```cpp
#define PS4_CAP PS_NT
__device__ __forceinline__ u64 rs4_sp_base(const Rs4Sparse& s, u32 q) { return s.cap ? (u64)q * s.cap : (u64)s.fstart[q]; }
__device__ __forceinline__ u32 ps4_bin(u64 w0, u64 w1, u64 w2, u64 w3, int sh) {
    const int wi = sh >> 6, b = sh & 63;
    const u64 lo = wi == 0 ? w0 : wi == 1 ? w1 : wi == 2 ? w2 : w3;
    const u64 hi = wi == 0 ? w1 : wi == 1 ? w2 : wi == 2 ? w3 : 0ull;
    const u64 v = b ? (lo >> b) | (hi << (64 - b)) : lo;
    return v < PS_BINS ? (u32)v : PS_BINS - 1;
}
__global__ __launch_bounds__(PS_NT) void k_part_sort4(Rs4Sparse s, PsParams pp, RowsOut o, u32* oab, u32* part_off, u32* flag) {
    __shared__ u64 lw[4][PS4_CAP];
    __shared__ u32 la[PS4_CAP];
    __shared__ u32 cnt[PS_BINS];
    __shared__ u32 lsoff[PS_MAXQ + 1];
    __shared__ u32 wsum[PS_NT / 64 + 1];
    const u32 tid = threadIdx.x, lane = tid & 63, wave = tid >> 6;
    const u32 p = blockIdx.x;
    const u32 q0 = p * pp.qpp < s.F ? p * pp.qpp : s.F, q1 = q0 + pp.qpp < s.F ? q0 + pp.qpp : s.F, nq = q1 - q0;
    for (u32 x = tid; x <= nq; x += PS_NT) lsoff[x] = s.soff[q0 + x];
    for (u32 b = tid; b < PS_BINS; b += PS_NT) cnt[b] = 0;
    __syncthreads();
    const u32 r0 = lsoff[0];
    const u32 n = lsoff[nq] - r0;
    if (tid == 0) {
        part_off[p] = r0;
        if (p + 1 == gridDim.x) part_off[p + 1] = r0 + n;
    }
    if (n > PS4_CAP) {
        if (tid == 0) *flag = 1u;
        for (u32 i = tid; i < n; i += PS_NT) {
            const u32 r = r0 + i;
            u32 lo = 0, hi = nq;
            while (hi - lo > 1) { const u32 mid = (lo + hi) >> 1; if (lsoff[mid] <= r) lo = mid; else hi = mid; }
            const u64 src = rs4_sp_base(s, q0 + lo) + (u64)(r - lsoff[lo]);
            KN<4> kx;
#pragma unroll
            for (int x = 0; x < 4; ++x) kx.w[x] = s.keys[src].w[x];
            kunmixN(kx);
#pragma unroll
            for (int x = 0; x < 4; ++x) o.w[x][(u64)r] = kx.w[x];
            oab[(u64)r] = s.ab[src];
        }
        return;
    }
    if (n == 0) return;
    const bool have = tid < n;
    u64 k0, k1, k2, k3; u32 a;
    {
        const u32 r = r0 + (have ? tid : n - 1);
        u32 lo = 0, hi = nq;
        while (hi - lo > 1) { const u32 mid = (lo + hi) >> 1; if (lsoff[mid] <= r) lo = mid; else hi = mid; }
// ... 56 lines not shown
```

### dsk_amd/csrc/rowsort.hip

```cpp
#include <cstdio>
#include <vector>

#include "engine.h"
#include "partsort.h"

#include <rocprim/device/device_radix_sort.hpp>

namespace {

__global__ void k_set_rs_scalars(u32* __restrict__ sc4, u32 len, u32 nwords, u32* __restrict__ z0 = nullptr, u32* __restrict__ z1 = nullptr) {
    if (threadIdx.x == 0) sc4[0] = len;
    else if (threadIdx.x < nwords) sc4[threadIdx.x] = 0u;
    if (threadIdx.x == 32 && z0) *z0 = 0u;
    if (threadIdx.x == 33 && z1) *z1 = 0u;
}
__global__ void k_sort_back(const u32* __restrict__ sc, const u32* __restrict__ ovs, u64* __restrict__ out) {
    if (threadIdx.x == 0) { out[0] = sc[SC_SORTFLAG]; out[1] = ovs ? ovs[0] : 0u; }
}
#ifndef SORT_TOP_BITS
#define SORT_TOP_BITS 32u
#endif

template <class T>
int grow_pinned(dskgpu_ctx* ctx, T*& p, size_t& cap, size_t need, size_t alloc) {
// ... 531 lines not shown
                { const int e2 = rows2_rounds(ctx, r2, s2); if (e2) return e2; }
            }
            lib = ctx->rs.flag != 0;
        }
        if (lib && m >= 0xFFFF0000ull) return fail(ctx, DSKGPU_E_OVERFLOW, "row sort: one value range of the >= 2^32 rows holds 2^32 rows itself (not a k-mer spectrum)");
        if (lib && W == 2) {
            const u64* src[2] = {T.lo + b, T.hi + b};
            { const int rc = sort_index_multiword(ctx, src, m, 2); if (rc) return rc; }
            const unsigned gb = (unsigned)((m + 255) / 256);
            const u32* idx = ctx->srt_idx.as<u32>();
            hipLaunchKernelGGL(k_gather<u64>, dim3(gb), dim3(256), 0, ctx->stream, K.lo + b, (const u64*)(T.lo + b), idx, m);
            hipLaunchKernelGGL(k_gather<u64>, dim3(gb), dim3(256), 0, ctx->stream, K.hi + b, (const u64*)(T.hi + b), idx, m);
            hipLaunchKernelGGL(k_gather<u32>, dim3(gb), dim3(256), 0, ctx->stream, K.ab + b, (const u32*)(T.ab + b), idx, m);
            CKL("row sort: group gather");
            CK(hipMemcpyAsync(T.lo + b, K.lo + b, m * 8, hipMemcpyDeviceToDevice, ctx->stream));
            CK(hipMemcpyAsync(T.hi + b, K.hi + b, m * 8, hipMemcpyDeviceToDevice, ctx->stream));
            CK(hipMemcpyAsync(T.ab + b, K.ab + b, m * 4, hipMemcpyDeviceToDevice, ctx->stream));
            CK(hipStreamSynchronize(ctx->stream));
            ctx->stats.sort_fallback = 1; ++nlib;
        } else if (lib) {
            size_t tmp = 0;
            const unsigned end_bit = (unsigned)(total - sb);
            CK(rocprim::radix_sort_pairs(nullptr, tmp, tk + b, k + b, tv + b, v + b, (size_t)m, 0u, end_bit, ctx->stream));
            CK(ctx->srt_tmp.ensure(tmp));
            CK(rocprim::radix_sort_pairs(ctx->srt_tmp.p, tmp, tk + b, k + b, tv + b, v + b, (size_t)m, 0u, end_bit, ctx->stream));
            CK(hipMemcpyAsync(tk + b, k + b, m * 8, hipMemcpyDeviceToDevice, ctx->stream));
            CK(hipMemcpyAsync(tv + b, v + b, m * 4, hipMemcpyDeviceToDevice, ctx->stream));
            CK(hipStreamSynchronize(ctx->stream));
            ctx->stats.sort_fallback = 1; ++nlib;
        }
    }
    if (ctx->tune.verbose) fprintf(stderr, "[dskgpu] row sort: %llu rows (>= 2^32 path) in %u slab(s), %u group(s) on their top %d bits, %u through the library sort\n", (unsigned long long)n, S, ngroups, sb, nlib);
    ctx->rs.flag = 0; ctx->rs.listed = 0;
    if (W == 1) { ctx->res_w[0] = tk; ctx->res_ab = tv; }
    else { ctx->res_w[1] = T.hi; ctx->res_w[0] = T.lo; ctx->res_ab = T.ab; }
    return DSKGPU_OK;
}

}

static u64 part_sort_cap(int W) { return W == 1 ? PS_CAP : W == 2 ? PS2_CAP : PS4_CAP; }
static u32 part_sort_qpp(int W, u64 F, u64 n_sparse) {
    const u64 mean = std::max<u64>(1, (n_sparse + F - 1) / std::max<u64>(F, 1));
    return (u32)std::min<u64>(std::max<u64>(1, (part_sort_cap(W) * 3 / 4) / mean), PS_MAXQ);
}
u32 part_sort_nparts(const SparseRows& rows) {
    const u32 qpp = part_sort_qpp(rows.W, rows.F, rows.n_sparse);
    return (u32)((rows.F + qpp - 1) / qpp) + (rows.n_tail ? 1u : 0u);
}
int launch_part_sort(dskgpu_ctx* ctx, const SparseRows& rows, RowsOut out, u32* out_ab, u32* d_part_off, u32* d_flag, u32* nparts_out) {
    const int W = rows.W;
    const u32 qpp = part_sort_qpp(W, rows.F, rows.n_sparse), nparts = part_sort_nparts(rows), nps = nparts - (rows.n_tail ? 1u : 0u);
    const int sh = std::max(0, 2 * (int)ctx->cfg.kmer_size - 12);
    const PsParams pp{qpp, nps, W == 1 ? std::min(sh, 52) : sh, rows.n_tail, ctx->tune.ps_maxc ? std::min<u32>(ctx->tune.ps_maxc, PS_MAXC) : PS_MAXC};
    if (W == 1) hipLaunchKernelGGL(k_part_sort, dim3(nparts), dim3(PS_NT), 0, ctx->stream, rows.as<RsSparse>(), rows.tail_w.w[0], rows.tail_ab, pp, out.w[0], out_ab, d_part_off, d_flag);
    else if (W == 2) hipLaunchKernelGGL(k_part_sort2, dim3(nparts), dim3(PS_NT), 0, ctx->stream, rows.as<Rs2Sparse>(), rows.tail2(), pp, Rows2{out.w[1], out.w[0], out_ab}, d_part_off, d_flag);
    else hipLaunchKernelGGL(k_part_sort4, dim3(nparts), dim3(PS_NT), 0, ctx->stream, rows.as<Rs4Sparse>(), pp, out, out_ab, d_part_off, d_flag);
    CKL("k_part_sort");
    *nparts_out = nparts;
    return DSKGPU_OK;
}

namespace {

int sort_rows_partition_order(dskgpu_ctx* ctx, const SparseRows& rows, u64 n, Round* r) {
    const int W = rows.W;
    const u32 nparts = part_sort_nparts(rows);
    DevBuf* dst_w = W == 4 ? ctx->out_w : ctx->srt_w;
    DevBuf& dst_ab = W == 4 ? ctx->out_ab : ctx->srt_ab;
    for (int x = 0; x < W; ++x) CK(dst_w[x].ensure(n * 8));
    CK(dst_ab.ensure(n * 4));
    CK(ctx->rs.part_off.ensure(((size_t)nparts + 2) * 4));
    { const int rc = grow_pinned(ctx, ctx->rs.h_part_off, ctx->rs.h_part_cap, (size_t)nparts + 2, ((size_t)nparts + 2) * 2); if (rc) return rc; }
    u32* sc = ctx->scalars.as<u32>();
    hipLaunchKernelGGL(k_set_rs_scalars, dim3(1), dim3(64), 0, ctx->stream, sc + SC_RSLEN, 0u, 1u, sc + SC_SORTFLAG, (u32*)nullptr);
    u32 np = 0;
    RowsOut out{};
    for (int x = 0; x < W; ++x) out.w[x] = dst_w[x].as<u64>();
    { const int rc = launch_part_sort(ctx, rows, out, dst_ab.as<u32>(), ctx->rs.part_off.as<u32>(), sc + SC_SORTFLAG, &np); if (rc) return rc; }
    CK(hipMemcpyAsync(ctx->rs.h_part_off, ctx->rs.part_off.p, ((size_t)nparts + 1) * 4, hipMemcpyDeviceToHost, ctx->stream));
    ctx->rs.part_mode = true; ctx->rs.n_parts = nparts; ctx->rs.h_part_off64.clear();
    r->back = 2;
    for (int x = 0; x < W; ++x) ctx->res_w[x] = dst_w[x].as<u64>();
    ctx->res_ab = dst_ab.as<u32>();
    return DSKGPU_OK;
}

int sort_rows4(dskgpu_ctx* ctx, u64 n, Round* r) {
    constexpr int W = 4;
    CK(ctx->srt_k.ensure(n * 8)); CK(ctx->s_val.ensure(n * 8));
    CK(ctx->srt_idx.ensure(n * 4)); CK(ctx->srt_idx2.ensure(n * 4));
    const unsigned gb = (unsigned)((n + 255) / 256);
    RowsIn ri{}; RowsOut ro{};
    for (int x = 0; x < W; ++x) { CK(ctx->srt_w[x].ensure(n * 8)); ri.w[x] = ctx->out_w[x].as<u64>(); ro.w[x] = ctx->srt_w[x].as<u64>(); }
    const int bits = 2 * (int)ctx->cfg.kmer_size;
    const bool msd = n <= RS_MAX_ROWS;
    u64* aos = nullptr;
    if (msd) {
        CK(ctx->srt_k2.ensure(n * 8 * (size_t)AosRow<W>::WORDS));
        aos = ctx->srt_k2.as<u64>();
        hipLaunchKernelGGL(k_top_key_aos<W>, dim3(gb), dim3(256), 0, ctx->stream, ri, ctx->out_ab.as<u32>(), n, bits, ctx->srt_k.as<u64>(), ctx->srt_idx.as<u32>(), aos);
    } else hipLaunchKernelGGL(k_top_key<W>, dim3(gb), dim3(256), 0, ctx->stream, ri, n, bits, ctx->srt_k.as<u64>(), ctx->srt_idx.as<u32>());
    u32* flag = ctx->scalars.as<u32>() + SC_SORTFLAG;
    const u32* ties = nullptr;
    const u32* idx; const u64* skey; int run_shift;
    if (msd) {
        const int e = msd_sort_pairs(ctx, ctx->srt_k.as<u64>(), ctx->srt_idx.as<u32>(), ctx->s_val.as<u64>(), ctx->srt_idx2.as<u32>(), n, 63);
        if (e) return e;
        CK(hipMemcpyAsync(&ctx->rs.flag, flag, 4, hipMemcpyDeviceToHost, ctx->stream));
// ... 156 lines not shown
```

Measured before the change: 27.02 billion.

## Make partition sort persistent with prefetch of next partition's rows

Converts k_part_sort and k_part_sort2 into persistent kernels launched with a grid of about two blocks per CU. Each block loops over partitions with stride gridDim and double-buffers the segment offsets. The global loads for the next partition are issued while the current one is binned and sorted in shared memory. This targets the load latency that each block previously exposed before any compute, at the cost of more registers, extra synchronisation, and less occupancy-driven latency hiding. A DSKGPU_PS_GRID env knob sets the grid size.

```diff
diff --git a/dsk_amd/csrc/engine.h b/dsk_amd/csrc/engine.h
--- a/dsk_amd/csrc/engine.h
+++ b/dsk_amd/csrc/engine.h
@@ -58,6 +58,7 @@
     bool no_level0 = false; u32 l0_passes = 0;
     u64 rs_max_rows = 0;
     u32 ps_maxc = 0;
+    u32 ps_grid = 0;
     bool sk_generic = false;
     bool l0_keys = false;
     u32 mp_pass_mkeys = 0;
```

----------------------------------------

TASK DETAILS
Counting only lines with the word "group" in them, say how many there are in the entries above, with no other words.

EXERCISE RESULT
2